Linpus läßt mich nicht los. Im letzten September habe ich ein Asus Notebook mit "vorinstalliertem" Linpus gekauft. Von Linpus hatte ich noch nie gehört, und war der naiven Meinung, das sei ein Linux wie jede andere in Deutschland verbreitete Distribution. Das kriegen wir schon in Griff! Drei bis vier Wochen hat Linpus auf meinem Rechner überdauert ...

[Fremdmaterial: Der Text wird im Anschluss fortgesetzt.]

# Sunsett5/Noise-space-HMC

Measured on AMD Instinct MI355X. Metric: HMC leapfrog chain-steps/sec (256x256x3 FFHQ inpaint_random, U-Net score in the loop), higher is better.
Workload: dtype f32; 1 GPU; BASELINE configs[1]: FFHQ 256x256 inpaint_random sigma_0=0.05 tau=1.0 eps=0.05 timesteps=3, 64 chains per GPU, FFHQ U-Net architecture random-init fp32; chains_per_gpu=64, global_chains=64, score_chunk=64, parallelism=chains sharded over 1 rank(s), no data-path collective

## Files before the change

### noise-space-hmc_amd/csrc/wino_conv.hip

```cpp
#include "nhmc_common.h"

namespace {

typedef float f32x16 __attribute__((ext_vector_type(16)));
typedef float wc_v2f __attribute__((ext_vector_type(2)));

constexpr int WC_KBLK = 64;
constexpr int WC_ROWS = 4, WC_COLS = 64;
constexpr int WC_CHUNK = 8;
constexpr int WC_OPER = 16 * WC_CHUNK * 64;
constexpr int WC_LDS_BYTES = 4 * WC_OPER * 4;

#ifdef NHMC_WINO_STAMPS
__device__ unsigned long long* nhmc_wino_stamps;
__device__ int nhmc_wino_stamp_chunk;
#define WC_FENCE() __builtin_amdgcn_sched_barrier(0)
#define WC_T64(i) do { WC_FENCE(); t64[i] = __builtin_amdgcn_s_memtime(); WC_FENCE(); } while (0)
#define WC_R64(i) do { WC_FENCE(); t64[i] = __builtin_amdgcn_s_memrealtime(); WC_FENCE(); } while (0)
#define WC_T32(i) do { WC_FENCE(); const unsigned now_ = (unsigned)__builtin_amdgcn_s_memtime(); \
                       t32[i] = ch == stamp_ch ? now_ : t32[i]; WC_FENCE(); } while (0)
#else
#define WC_T64(i)
#define WC_R64(i)
#define WC_T32(i)
#endif

struct WinoArgs {
  const float* x; const float* U; const float* bias; const float* add; float* y;
  int C, K, H, W, row_blocks, col_blocks;
};

template <int TC, bool TAIL>
__global__ __launch_bounds__(256, 1) void k_conv3x3_wino(const WinoArgs a) {
  static_assert(TC == 32 || TC == 16 || TC == 8, "64 tiles as 32 / TC row pairs x TC columns");
  constexpr int BLK_ROWS = 128 / TC, BLK_COLS = 2 * TC;
  extern __shared__ __attribute__((aligned(16))) float lds[];
  const int tid = threadIdx.x, lane = tid & 63, wave = tid >> 6, lr = lane & 31, lh = lane >> 5;
  const int kh = wave & 1, th = wave >> 1;
  const int C = a.C, K = a.K, H = a.H, W = a.W, HW = H * W;
#ifdef NHMC_WINO_STAMPS
  unsigned long long t64[7] = {};
  unsigned t32[13] = {};
  const int stamp_ch = nhmc_wino_stamp_chunk < C / WC_CHUNK ? nhmc_wino_stamp_chunk : C / WC_CHUNK - 1;
#endif
  WC_T64(0);

  const int total = gridDim.x;
  int logical = blockIdx.x;
  if ((total & 7) == 0) logical = (logical & 7) * (total >> 3) + (logical >> 3);
  const int kblocks = TAIL ? (K + WC_KBLK - 1) / WC_KBLK : K / WC_KBLK;
  const int kb = logical % kblocks, sp = logical / kblocks;
  const bool tail_block = TAIL && kb == kblocks - 1;
  const bool idle = tail_block && __builtin_amdgcn_readfirstlane(kh) == 1;
  const bool u_row_ok = !(tail_block && tid >= 128);
  const int cb = sp % a.col_blocks, rb = (sp / a.col_blocks) % a.row_blocks, n = sp / (a.col_blocks * a.row_blocks);
  const int h0 = rb * BLK_ROWS, w0 = cb * BLK_COLS;

  const int lc = tid >> 5, ltx = tid & 31;
  unsigned voff[6][4];
  unsigned okmask = 0;
#pragma unroll
  for (int r = 0; r < 6; ++r) {
    const int row = h0 + 4 * (ltx / TC) - 1 + r;
    const bool rok = (unsigned)row < (unsigned)H;
#pragma unroll
    for (int s = 0; s < 4; ++s) {
      const int col = w0 + 2 * (ltx % TC) - 1 + s;
      const bool ok = rok && (unsigned)col < (unsigned)W;
      voff[r][s] = ok ? 4u * (unsigned)(lc * HW + row * W + col) : 0u;
      okmask |= ok ? 1u << (r * 4 + s) : 0u;
    }
  }
  const float* xn = a.x + (int64_t)n * C * HW;
  const char* un = reinterpret_cast<const char*>(a.U + (int64_t)kb * WC_KBLK * 16);
  const unsigned uoff = 16u * tid;
  const int uw = (tid & ~3) * 4 + (((tid & 3) ^ ((tid >> 4) & 3)) << 2);
  const int vw = (lc * 64 + ltx) * 16, vswz = (ltx >> 2) & 3;

  float xr[6][4];
  nhmc_v4f ur[8];
  auto load_one = [&](int ch, int i) {
    if (i < 24) {
      const char* xs = reinterpret_cast<const char*>(xn + (int64_t)ch * WC_CHUNK * HW);
      unsigned off = voff[i >> 2][i & 3];
      asm volatile("" : "+v"(off));
      xr[i >> 2][i & 3] = *reinterpret_cast<const float*>(xs + off);
    } else {
      const char* us = un + (int64_t)ch * WC_CHUNK * K * 64 + (int64_t)(i - 24) * K * 64;
      unsigned off = uoff;
      asm volatile("" : "+v"(off));
      if (!TAIL || u_row_ok) ur[i - 24] = *reinterpret_cast<const nhmc_v4f*>(us + off);
      else ur[i - 24] = nhmc_v4f{0.0f, 0.0f, 0.0f, 0.0f};
    }
  };
  auto issue_loads = [&](int ch, int first, int last) {
#pragma unroll
    for (int i = first; i < last; ++i) load_one(ch, i);
  };
  auto pin_patch = [&]() {
#pragma unroll
    for (int r = 0; r < 6; ++r)
#pragma unroll
      for (int s = 0; s < 4; ++s) asm volatile("" : "+v"(xr[r][s]));
  };
  auto d = [&](int r, int s) { return (okmask >> (r * 4 + s)) & 1u ? xr[r][s] : 0.0f; };
  auto stage_part = [&](int st, int b) {
    float* Us = lds + st * 2 * WC_OPER;
    float* Vs = Us + WC_OPER;
    float e[6];
#pragma unroll
    for (int r = 0; r < 6; ++r)
      e[r] = b == 0 ? d(r, 0) - d(r, 2) : b == 1 ? d(r, 1) + d(r, 2) : b == 2 ? d(r, 2) - d(r, 1) : d(r, 1) - d(r, 3);
#pragma unroll
    for (int ty = 0; ty < 2; ++ty) {
      const int r0 = 2 * ty;
      nhmc_v4f v;
      v.x = e[r0] - e[r0 + 2]; v.y = e[r0 + 1] + e[r0 + 2]; v.z = e[r0 + 2] - e[r0 + 1]; v.w = e[r0 + 1] - e[r0 + 3];
      *reinterpret_cast<nhmc_v4f*>(Vs + vw + ty * 32 * 16 + ((b ^ vswz) << 2)) = v;
    }
#pragma unroll
    for (int i = 2 * b; i < 2 * b + 2; ++i) *reinterpret_cast<nhmc_v4f*>(Us + uw + 1024 * i) = ur[i];
  };

  const int chunks = C / WC_CHUNK;
  f32x16 acc[16];
#pragma unroll
  for (int f = 0; f < 16; ++f)
#pragma unroll
    for (int r = 0; r < 16; ++r) acc[f][r] = 0.0f;

  const int swz = (lr >> 2) & 3;
  const int arow = (lh * 64 + kh * 32 + lr) * 16, brow = WC_OPER + (lh * 64 + th * 32 + lr) * 16;
  float av[2][8], bv[2][8];
  auto fetch = [&](int st, int u, float (&fa)[8], float (&fb)[8]) {
    const float* S = lds + st * 2 * WC_OPER + (u >> 1) * 2 * 64 * 16;
#pragma unroll
    for (int g = 0; g < 2; ++g) {
      const int go = ((2 * (u & 1) + g) ^ swz) << 2;
      const nhmc_v4f va = *reinterpret_cast<const nhmc_v4f*>(S + arow + go);
      const nhmc_v4f vb = *reinterpret_cast<const nhmc_v4f*>(S + brow + go);
      fa[4 * g + 0] = va.x; fa[4 * g + 1] = va.y; fa[4 * g + 2] = va.z; fa[4 * g + 3] = va.w;
      fb[4 * g + 0] = vb.x; fb[4 * g + 1] = vb.y; fb[4 * g + 2] = vb.z; fb[4 * g + 3] = vb.w;
    }
  };
  auto unit = [&](int u) {
#pragma unroll
    for (int j = 0; j < 8; ++j) {
      const int f = 8 * (u & 1) + j;
      if (!TAIL || !idle) acc[f] = __builtin_amdgcn_mfma_f32_32x32x2f32(av[u & 1][j], bv[u & 1][j], acc[f], 0, 0, 0);
    }
  };
  auto unit_loading = [&](int u, int cl) {
#pragma unroll
    for (int j = 0; j < 8; ++j) {
      const int f = 8 * (u & 1) + j;
      if (!TAIL || !idle) acc[f] = __builtin_amdgcn_mfma_f32_32x32x2f32(av[u & 1][j], bv[u & 1][j], acc[f], 0, 0, 0);
      if (u == 7) issue_loads(cl, (3 * j) / 2, (3 * j + 3) / 2);
      if (u == 0 && j < 6) issue_loads(cl, 12 + 2 * j, 14 + 2 * j);
      if (u == 0 && j >= 6) issue_loads(cl, 18 + j, 19 + j);
      if (u == 1 && (j & 1) == 0) issue_loads(cl, 26 + j / 2, 27 + j / 2);
      if (u == 2 && (j == 0 || j == 2)) issue_loads(cl, 30 + j / 2, 31 + j / 2);
      __builtin_amdgcn_sched_barrier(0);
    }
  };

  issue_loads(0, 0, 32);
#pragma unroll
  for (int b = 0; b < 4; ++b) stage_part(0, b);
  __syncthreads();
  WC_T64(1);
  int cl = 1 < chunks ? 1 : 0;
  issue_loads(cl, 0, 12);
  fetch(0, 0, av[0], bv[0]);
  int ch = 0, st = 0;
  WC_T64(2);
  WC_R64(5);
  do {
#pragma unroll
    for (int u = 0; u < 7; ++u) {
      WC_T32(u);
      fetch(st, u + 1, av[(u + 1) & 1], bv[(u + 1) & 1]);
      __builtin_amdgcn_sched_barrier(0);
      if (u < 3) unit_loading(u, cl);
      else unit(u);
      if (u == 3) {
        WC_T32(7);
        pin_patch();
        WC_T32(8);
      }
      if (u >= 3) stage_part(st ^ 1, u - 3);
    }
    WC_T32(9);
    __syncthreads();
    WC_T32(10);
    st ^= 1;
    cl = ch + 2 < chunks ? ch + 2 : chunks - 1;
    WC_T32(11);
    fetch(st, 0, av[0], bv[0]);
    __builtin_amdgcn_sched_barrier(0);
    unit_loading(7, cl);
    WC_T32(12);
  } while (++ch < chunks);
  WC_T64(3);
  WC_R64(6);

  if (TAIL && idle) return;
  const int oh = h0 + 4 * (lr / TC) + 2 * th, ow = w0 + 2 * (lr % TC);
  const bool has_bias = a.bias != nullptr, has_add = a.add != nullptr;
  const int k0 = kb * WC_KBLK + kh * 32 + 4 * lh;
  const bool odd = lr & 1;
  const int64_t at0 = (((int64_t)n * K + k0) * H + oh) * W + ow + (odd ? W - 2 : 0);
  float bc[16];
  nhmc_v4f ad[16];
#pragma unroll
  for (int r = 0; r < 16; ++r) {
    bc[r] = 0.0f;
    ad[r] = nhmc_v4f{0.0f, 0.0f, 0.0f, 0.0f};
  }
  if (has_bias) {
#pragma unroll
    for (int r = 0; r < 16; ++r) bc[r] = a.bias[k0 + (r & 3) + 8 * (r >> 2)];
  }
  if (has_add) {
#pragma unroll
    for (int r = 0; r < 16; ++r)
      ad[r] = *reinterpret_cast<const nhmc_v4f*>(a.add + at0 + (int64_t)((r & 3) + 8 * (r >> 2)) * HW);
  }
  auto neighbour = [](float v) {
    return __int_as_float(__builtin_amdgcn_update_dpp(0, __float_as_int(v), 0xB1, 0xF, 0xF, false));
  };
  __builtin_amdgcn_sched_barrier(0);
#pragma unroll
  for (int r = 0; r < 16; ++r) {
    float t[2][4];
#pragma unroll
    for (int b = 0; b < 4; ++b) {
      t[0][b] = (acc[4 * b + 0][r] + acc[4 * b + 1][r]) + acc[4 * b + 2][r];
      t[1][b] = (acc[4 * b + 1][r] - acc[4 * b + 2][r]) - acc[4 * b + 3][r];
    }
    wc_v2f o[2];
#pragma unroll
    for (int i = 0; i < 2; ++i) {
      o[i].x = (t[i][0] + t[i][1]) + t[i][2];
      o[i].y = (t[i][1] - t[i][2]) - t[i][3];
      o[i].x = has_bias ? o[i].x + bc[r] : o[i].x;
      o[i].y = has_bias ? o[i].y + bc[r] : o[i].y;
    }
    const wc_v2f keep = odd ? o[1] : o[0], send = odd ? o[0] : o[1];
    const wc_v2f got = {neighbour(send.x), neighbour(send.y)};
    nhmc_v4f v;
    v.x = odd ? got.x : keep.x; v.y = odd ? got.y : keep.y; v.z = odd ? keep.x : got.x; v.w = odd ? keep.y : got.y;
    if (has_add) v += ad[r];
    __builtin_nontemporal_store(v, reinterpret_cast<nhmc_v4f*>(a.y + at0 + (int64_t)((r & 3) + 8 * (r >> 2)) * HW));
  }
  WC_T64(4);
#ifdef NHMC_WINO_STAMPS
  if (nhmc_wino_stamps && lane == 0) {
    unsigned long long* out = nhmc_wino_stamps + ((size_t)blockIdx.x * 4 + wave) * 24;
#pragma unroll
    for (int i = 0; i < 7; ++i) out[i] = t64[i];
#pragma unroll
    for (int i = 0; i < 13; ++i) out[7 + i] = t32[i];
  }
#endif
}
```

Hier im Forum sind häufiger verzweifelte Linux-Anfänger aufgetaucht, oft mit dem Problem, Linpus loszuwerden und durch ein Windows zu ersetzen. Auf Distrowatch bin ich dann auf eine verlinkte Rezension auf Portugiesisch gestoßen: Viva o Linux: Linpus Linux 9.6 Full - Uma pequena revisão von Jorge Guardiola Meinhardt
Das legt nahe, daß es sich eine Rezension handelt, die eine Übersetzung in andere Sprachen Wert ist. Und für mich ein gutes Training!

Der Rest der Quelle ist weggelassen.